Report each line of the records where "lines" occurs.

## DATASET ENTRIES

__________________________________________________

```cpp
template <typename T>
__global__ void __launch_bounds__(kGT, 2) k_blkupd(GemmArgs a) {
    typedef typename G2<T>::v2 v2;
    typedef typename Mf<T>::v4 v4;
    __shared__ GemmLds<T> L;
    const int tid = threadIdx.x, lane = tid & 63, w = tid >> 6;
    const int q = lane >> 4, l15 = lane & 15;
    const int tr = blockIdx.x / a.tiles_c, tc = blockIdx.x % a.tiles_c;
    const int r0 = tr * kGM, c0 = tc * kGM;
    const int wr = (w >> 1) * 64, wc = (w & 1) * 64;
    T *C = (T *)a.C;
// ... 337 lines not shown
        for (int c = 0; c < nc; ++c) {
            if (c + 1 < nc) asm volatile("s_waitcnt vmcnt(3)" ::: "memory");
            else            asm volatile("s_waitcnt vmcnt(0)" ::: "memory");
            __syncthreads();
            if (c + 2 < nc) issue_h(c + 2, (c + 2) % 3);
            chunk_mma_h(c % 3);
        }
        const Cio cc = cio_of(r0, c0, wrh);
#pragma unroll
        for (int i = 0; i < 2; ++i)
#pragma unroll
            for (int j = 0; j < 2; ++j)
#pragma unroll
                for (int g = 0; g < 4; ++g) cbuf[i][j][g] = buf_ld<T>(cc.r, c_at(cc, i, j, g));
#pragma unroll
        for (int i = 0; i < 2; ++i)
#pragma unroll
            for (int j = 0; j < 2; ++j)
#pragma unroll
                for (int g = 0; g < 4; ++g) buf_st<T>(cbuf[i][j][g] - acc[i][j][g], cc.r, c_at(cc, i, j, g));
    }
}

static int blkupd_persistent() {
    const char *e = getenv("BRD_BLKUPD_P");
    return e ? atoi(e) : 1;
}

template <typename T>
void launch_k_blkupd(dim3 grid, const GemmArgs &g, hipStream_t s, double fl, double by) {
    {
        const bool al = sizeof(T) == 8 || (g.ldr % 4 == 0 && (uintptr_t)g.RwT % 16 == 0 && (uintptr_t)g.Lw % 16 == 0);
        if (blkupd_persistent() && al) {
            static int cus = 0;
            if (!cus) {
                int dev = 0;
                hipGetDevice(&dev);
                hipDeviceGetAttribute(&cus, hipDeviceAttributeMultiprocessorCount, dev);
            }
            const int tgt = api_overlap_active() ? api_apply_target() : cus;
            GemmArgs gs = g;
            const char *he = getenv("BRD_BLKUPD_HALF");
            const int r = g.ntiles % tgt;
            gs.nh = 0;
            if ((he ? atoi(he) : 1) && r > 0 && 2 * r <= tgt) {
                gs.nfull = g.ntiles - r;
                gs.nh = 2 * r;
            }
            const int items = gs.nh > 0 ? gs.nfull + gs.nh : g.ntiles;
            const int grid = std::min<int>(items, tgt);
            if (gs.nh == 0) gs.nfull = g.ntiles;
            const char *xe = getenv("BRD_BLKUPD_XCD");
            const int tiles_r = g.ntiles / g.tiles_c;
            gs.xsr = gs.xsc = 0;
            if ((xe ? atoi(xe) : 0) && grid % 32 == 0 && gs.nfull >= grid && tiles_r >= 4 && g.tiles_c >= grid / 32) {
                gs.xsr = 4;
                gs.xsc = grid / 32;
            }
            blk_launch("s1_blkupd", fl, by, k_blkupd_p<T>, dim3(grid), dim3(kGT2), s, gs);
            return;
        }
    }
    blk_launch("s1_blkupd", fl, by, k_blkupd<T>, grid, dim3(kGT), s, g);
}
template void launch_k_blkupd<double>(dim3, const GemmArgs &, hipStream_t, double, double);
template void launch_k_blkupd<float>(dim3, const GemmArgs &, hipStream_t, double, double);

}
}
```

svdsolver_amd/csrc/brd_stage1_blk.hip:

```cpp
#include "brd.h"
#include "brd_blk.h"

#include <algorithm>
#include <cstdio>
#include <cstdlib>
#include <vector>

namespace brd {

using namespace blk;

struct BlkLayout {
    size_t lw, rwt, ub, part, vpart, vout, qp, tf, cws, ctr, sg, gpp, total;
    long ldr, mp;
    int ksmax, cwg;
};

static BlkLayout blk_layout(int m, int n, size_t elem) {
    BlkLayout L;
    L.ldr = (n + 1) & ~1L;
    L.mp = (std::max(m, n) + 1) & ~1L;
    L.ksmax = 32;
    L.cwg = kCW;
    size_t off = 0;
// ... 7 lines not shown
    L.qp = take((size_t)32 * L.mp * elem);
    L.tf = take((size_t)8 * 1024 * elem);
    L.cws = take(cqr_ws_doubles() * sizeof(double));
    L.ctr = take((64 + kCW) * sizeof(int));
    L.sg = take((size_t)(2 * NBMAX + 1) * 32 * sizeof(double));
    L.gpp = take((size_t)((std::max(m, n) + kPI - 1) / kPI) * kGramRec * sizeof(double));
    L.total = off;
    return L;
}

size_t blk_ws_bytes(int m, int n, size_t elem) { return blk_layout(m, n, elem).total; }

int blk_columns(int m, int n, int b) {
    if (b != 32 || m > kCW * kCT || n > kCW * kCT) return 0;
    int k0 = 0;
    while (n - k0 >= (NBMAX + 1) * 32) k0 += NBMAX * 32;
    return k0;
}

static constexpr int kLeanMaxN = 12288;
struct S1Launch {
    int target;
    bool lean;
};
static S1Launch s1_launch(int m, int n, int target) {
    return S1Launch{target, api_overlap_active() && std::max(m, n) <= kLeanMaxN};
}
static dim3 prep_grid(PrepArgs &p, const S1Launch &lc) {
    const int items = std::max(p.items, p.zfill);
    const int n1 = (items + kPI - 1) / kPI;
    const int mode = getenv("BRD_PREP_SPLIT") ? atoi(getenv("BRD_PREP_SPLIT")) : -1;
    p.split = mode == 0 ? 0 : (mode == 1 || (n1 <= lc.target && !lc.lean)) ? 1 : 0;
    return dim3(std::max(1, p.split ? n1 : (items + 2 * kPI - 1) / (2 * kPI)));
}

template <typename T>
static hipError_t launch_rpass(bool yp, const T *src, long ld, int K, int M, const T *bsrc, long bld, const T *vsrc,
                               long vld, char *ws, const BlkLayout &Ly, int *counter, int *err, hipStream_t s,
                               const S1Launch &lc, int *ksplit_out, const FinArgs *fin, T *pbase, long pstride,
                               const double *psgn, void *vout = nullptr, bool *vfolded = nullptr, int va = 0,
                               int vb = 0) {
    RpArgs a;
    a.src = src; a.ld = ld; a.vsrc = vsrc; a.vld = vld; a.bsrc = bsrc; a.bld = bld;
    a.K = K; a.M = M;
    a.mtiles = (M + kMT - 1) / kMT;
    static const double rpx = getenv("BRD_BLK_RPX") ? std::max(0.125, atof(getenv("BRD_BLK_RPX"))) : 1.0;
    int target = lc.lean ? std::max(1, lc.target / 2) : lc.target;
    target = std::max(1, (int)(target * rpx));
    int ks, nwg;
    a.tiles = a.ns = a.wst = 0;
    if (rpass_dma_ok(yp, K, M, sizeof(T), src, ld, vsrc, vld, bsrc, bld) && K > 0) {
        a.tiles = a.mtiles + (vsrc ? 1 : 0);
        const int krk = rpass_stage_k(sizeof(T));
        a.ns = (K + krk - 1) / krk;
// ... 6 lines not shown
        ks = 1;
        for (int t = 0; t < a.tiles; ++t)
            ks = std::max(ks, (int)(((long)(t + 1) * a.ns - 1) / wst - ((long)t * a.ns) / wst + 1));
        a.kper = 0;
    } else {
        ks = std::max(1, target / std::max(1, a.mtiles + 1));
        ks = std::min(ks, std::max(1, K / 64));
        ks = std::min(ks, Ly.ksmax);
        a.kper = ((K + ks - 1) / ks + 7) / 8 * 8;
        ks = (K + a.kper - 1) / a.kper;
        nwg = (vsrc ? ks : 0) + a.mtiles * ks;
    }
    a.ksplit = ks;
    a.nvirt = vsrc ? ks : 0;
    a.part = ws + Ly.part; a.mp = Ly.mp;
    a.vpart = ws + Ly.vpart; a.vout = vout ? vout : ws + Ly.vout;
    a.counter = counter;
    a.err = err;
    a.has_fin = fin ? 1 : 0;
    const FinArgs fa = fin ? *fin : FinArgs{};
    *ksplit_out = ks;
    dim3 grid(a.has_fin + nwg);
    const double fl = 2.0 * 32 * K * M, by = (double)K * M * sizeof(T);
    const char *vfe = getenv("BRD_VSUM_FOLD");
    const bool want = vfe ? atoi(vfe) != 0 : api_overlap_active();
    a.vfold = (vfolded && want && a.wst > 0 && a.nvirt > 0) ? 1 : 0;
    a.va = va; a.vb = vb;
    if (vfolded) *vfolded = a.vfold != 0;
    launch_k_rpass<T>(yp, grid, a, fa, s, fl, by);
    if (a.nvirt > 0 && !a.vfold) launch_k_vsum<T>((const T *)a.vpart, (T *)a.vout, a.nvirt, pbase, pstride, psgn, s);
    return hipGetLastError();
}
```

__________________________________________________

## WRITTEN ANSWER
// ... 337 lines not shown
// ... 7 lines not shown
// ... 6 lines not shown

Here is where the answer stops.